[About this exercise] Write the number of lines in the material below that contain "Tensor", with no other words.

[The data]
--------------------
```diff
diff --git a/infrared-colorization-with-resnet-generator-and-patchgan_amd/engine.py b/infrared-colorization-with-resnet-generator-and-patchgan_amd/engine.py
--- a/infrared-colorization-with-resnet-generator-and-patchgan_amd/engine.py
+++ b/infrared-colorization-with-resnet-generator-and-patchgan_amd/engine.py
@@ -333,22 +333,37 @@
             ops.in_stats(x, work, mr)
         return mr
 
-    def _conv(self, bufs: Buffers, pc, x: Feat, z: Feat, conv8=None):
+    @staticmethod
+    def takes_pre(*norms) -> bool:
+        return all(type(n) is INLayer for n in norms)
+
+    def _conv(self, bufs: Buffers, pc, x: Feat, z: Feat, conv8=None, pre=None):
         work = self._work(bufs, z.N, z.C)
         if conv8 is not None:
             w8, dqw, x8, dqx = conv8
             return ops.conv_fwd_fp8(pc, w8, dqw, x8, dqx, z, part=work)
+        if pre is not None:
+            z_in, mr, act = pre
+            if not INLayer.fused_stats:
+                ops.conv_fwd_norm_in(pc, z_in, mr, act, x, z)
+                return 0
+            nb = ops.conv_fwd_norm_in_stats(pc, z_in, mr, act, x, z, work)
+            if not nb:
+                ops.conv_fwd(pc, x, z)
+            return nb
         nb = ops.conv_fwd_stats(pc, x, z, work) if INLayer.fused_stats else 0
         if not nb:
             ops.conv_fwd(pc, x, z)
         return nb
 
     def conv_fwd(self, bufs: Buffers, name: str, pc, x: Feat, z: Feat, y: Feat, act, res: Feat = None, conv8=None,
-                 q8=None):
-        self.fwd(bufs, name, z, y, act, res=res, nb=self._conv(bufs, pc, x, z, conv8), q8=q8)
-
-    def conv_stats(self, bufs: Buffers, name: str, pc, x: Feat, z: Feat, conv8=None):
-        return self._stats(bufs, name, z, self._conv(bufs, pc, x, z, conv8))
+                 q8=None, pre=None):
+        nb = self._conv(bufs, pc, x, z, conv8, pre=pre) if pre is not None else self._conv(bufs, pc, x, z, conv8)
+        self.fwd(bufs, name, z, y, act, res=res, nb=nb, q8=q8)
+
+    def conv_stats(self, bufs: Buffers, name: str, pc, x: Feat, z: Feat, conv8=None, pre=None):
+        nb = self._conv(bufs, pc, x, z, conv8, pre=pre) if pre is not None else self._conv(bufs, pc, x, z, conv8)
+        return self._stats(bufs, name, z, nb)
 
     def resample_fwd(self, bufs: Buffers, name: str, pc, x: Feat, z: Feat, a_name: str, act, y: Feat, fused, plain,
                      conv8=None, q8=None):
@@ -616,13 +631,28 @@
             slot, x8 = (self.s_calib, st.x1_8c) if self.s_calib is not None else (self.rec.s_x, st.x8[self.name])
             self.eng.f8a.calibrate(slot, x, x8)
 
-    def fwd(self, g: Buffers, st, x: Feat, z: Feat, y: Feat, act, res: Feat = None, nxt: "GenConv" = None):
+    def fwd(self, g: Buffers, st, x: Feat, z: Feat, y: Feat, act, res: Feat = None, nxt: "GenConv" = None,
+            pre=None):
         if self.xp:
             xp = Feat(g.get(self.xp, (x.N, x.H + 2, x.W + 2, x.C), self.eng.tdt))
             ops.pad(x, xp, 1, "replicate")
             x = xp
+        if pre is not None:
+            self.norm.conv_fwd(g, self.name, self.pc, x, z, y, act, res=res, pre=pre)
+            return
         self.norm.conv_fwd(g, self.name, self.pc, x, z, y, act, res=res, conv8=self._conv8(st),
                            q8=nxt.side(st) if nxt else None)
+
+    def hands_apply_to(self, st, nxt: "GenConv") -> bool:
+        return (ops.CONV_NORM_IN[0] and INLayer.takes_pre(self.norm, nxt.norm) and not nxt.xp
+                and not st.on[self.group] and not st.on[nxt.group])
+
+    def stats_fwd(self, g: Buffers, st, x: Feat, z: Feat):
+        if self.xp:
+            xp = Feat(g.get(self.xp, (x.N, x.H + 2, x.W + 2, x.C), self.eng.tdt))
+            ops.pad(x, xp, 1, "replicate")
+            x = xp
+        return self.norm.conv_stats(g, self.name, self.pc, x, z)
 
     def resample_fwd(self, g: Buffers, st, x: Feat, z: Feat, a_name, act, y: Feat, fused, plain):
         self.norm.resample_fwd(g, self.name, self.pc, x, z, a_name, act, y, fused, plain, conv8=self._conv8(st))
@@ -857,13 +887,18 @@
         for b, (ra, rb) in enumerate(self.blocks):
             r1 = Feat(g.get(f"r1_{b}", (B, H2, W2, c2), T))
             t = None if t8_only else Feat(g.get(f"t{b}", (B, H2, W2, c2), T))
-            ra.fwd(g, st, h, r1, t, ACT_RELU, nxt=rb)
+            pre = None
+            if t is not None and not (self.use_dropout and train) and ra.hands_apply_to(st, rb):
+                pre = (r1, ra.stats_fwd(g, st, h, r1), ACT_RELU)
+            else:
+                ra.fwd(g, st, h, r1, t, ACT_RELU, nxt=rb)
             if self.use_dropout and train:
                 t, t1 = Feat(g.get(f"td{b}", (B, H2, W2, c2), T)), t
                 ops.dropout(t1, t, g.state["dropout_seed"] + 2 * b)
             r2 = Feat(g.get(f"r2_{b}", (B, H2, W2, c2), T))
             hn = Feat(g.get(f"h{b + 1}", (B, H2, W2, c2), T))
-            rb.fwd(g, st, t, r2, hn, ACT_NONE, res=h, nxt=self.blocks[b + 1][0] if b + 1 < self.n_blocks else None)
+            rb.fwd(g, st, t, r2, hn, ACT_NONE, res=h, nxt=self.blocks[b + 1][0] if b + 1 < self.n_blocks else None,
+                   pre=pre)
             h = hn
         self._fp8_roll(st, "res", "fwd", snapshot=True)
         y1 = Feat(cat1, 0, c2)
@@ -1042,6 +1077,7 @@
         x = din
         acts, pre = [din], {}
         g.state[tag] = (acts, pre)
+        pend = None
         for i, pc in enumerate(self.packs):
             Ho, Wo = pc.spec.out_hw(x.H, x.W)
             last = i == len(self.packs) - 1
@@ -1053,7 +1089,14 @@
                     ops.conv_fwd(pc, x, y)
             else:
                 z = Feat(g.get(f"{tag}z{i}", (x.N, Ho, Wo, pc.spec.cout), T))
-                self.norms[i].conv_fwd(g, f"{tag}n{i}", pc, x, z, y, ACT_LRELU)
+                kw = {"pre": pend} if pend is not None else {}
+                hand = (ops.CONV_NORM_IN[0] and self.dtype == BF16 and i + 2 < len(self.packs)
+                        and INLayer.takes_pre(self.norms[i], self.norms[i + 1]))
+                if hand:
+                    pend = (z, self.norms[i].conv_stats(g, f"{tag}n{i}", pc, x, z, **kw), ACT_LRELU)
+                else:
+                    self.norms[i].conv_fwd(g, f"{tag}n{i}", pc, x, z, y, ACT_LRELU, **kw)
+                    pend = None
                 pre[i] = z
             acts.append(y)
             x = y
diff --git a/infrared-colorization-with-resnet-generator-and-patchgan_amd/ops.py b/infrared-colorization-with-resnet-generator-and-patchgan_amd/ops.py
--- a/infrared-colorization-with-resnet-generator-and-patchgan_amd/ops.py
+++ b/infrared-colorization-with-resnet-generator-and-patchgan_amd/ops.py
@@ -335,6 +335,48 @@
         "irgan_conv_fwd_stats", ctypes.byref(d), x.ptr, P(pc.fwd), P(pc.bias), y.ptr, P(part), ctypes.byref(nb),
         stream()))
     return int(nb.value) if ran else 0
+
+
+CONV_NORM_IN = [os.environ.get("IRGAN_CONV_NORM_IN") != "0"]
+
+
+def set_conv_norm_in(on: bool) -> bool:
+    old, CONV_NORM_IN[0] = CONV_NORM_IN[0], bool(on)
+    return old
+
+
+def _norm_in_args(pc: PackedConv, z_in: Feat, mr, act_in, t: Feat, y: Feat, res, xhat, q8, act=ACT_NONE):
+    s = pc.spec
+    if not CONV_NORM_IN[0] or z_in.dt != pc.dtype or t.dt != pc.dtype:
+        return None
+    assert y.C == s.cout and z_in.C == t.C == pc.cin_eff and (t.N, t.H, t.W) == (z_in.N, z_in.H, z_in.W), \
+        "conv_fwd_norm_in shape mismatch"
+    assert not _shares_bytes(z_in, t), "conv_fwd_norm_in: t must not overlap z_in"
+    d = _fwd_desc(s, z_in, y, pc.cin_eff, pc.dtype, y.dt, act, cin_real=s.cin if s.cin < pc.cin_eff else 0)
+    return (ctypes.byref(d), z_in.ptr, P(mr), act_in, res.ptr if res else None, P(xhat),
+            q8[0].ptr if q8 is not None else None, t.ptr, t.ld, t.off, P(pc.fwd), P(pc.bias)), d
+
+
+def conv_fwd_norm_in(pc: PackedConv, z_in: Feat, mr, act_in, t: Feat, y: Feat, act=ACT_NONE, res: Feat = None,
+                     xhat: torch.Tensor = None, q8=None):
+    a = _norm_in_args(pc, z_in, mr, act_in, t, y, res, xhat, q8, act)
+    if a is not None and TIMER.wrap(conv_tag("fwd_nin", pc.spec, (z_in.H, z_in.W), z_in.N), lambda: _try(
+            "irgan_conv_fwd_norm_in", *a[0], y.ptr, stream())):
+        return
+    in_apply(z_in, mr, t, act=act_in, res=res, xhat=xhat, q8=q8)
+    conv_fwd(pc, t, y, act=act)
+
+
+def conv_fwd_norm_in_stats(pc: PackedConv, z_in: Feat, mr, act_in, t: Feat, y: Feat, part: torch.Tensor,
+                           res: Feat = None, xhat: torch.Tensor = None, q8=None) -> int:
+    a = _norm_in_args(pc, z_in, mr, act_in, t, y, res, xhat, q8)
+    if a is not None:
+        nb = ctypes.c_int32(0)
+        if TIMER.wrap(conv_tag("fwd_nin", pc.spec, (z_in.H, z_in.W), z_in.N), lambda: _try(
+                "irgan_conv_fwd_norm_in_stats", *a[0], y.ptr, P(part), ctypes.byref(nb), stream())):
+            return int(nb.value)
+    in_apply(z_in, mr, t, act=act_in, res=res, xhat=xhat, q8=q8)
+    return conv_fwd_stats(pc, t, y, part)
 
 
 PATCH_HEAD = [os.environ.get("IRGAN_NO_PATCH_HEAD") != "1"]
```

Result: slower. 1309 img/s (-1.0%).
--------------------
[Exercise answer] 3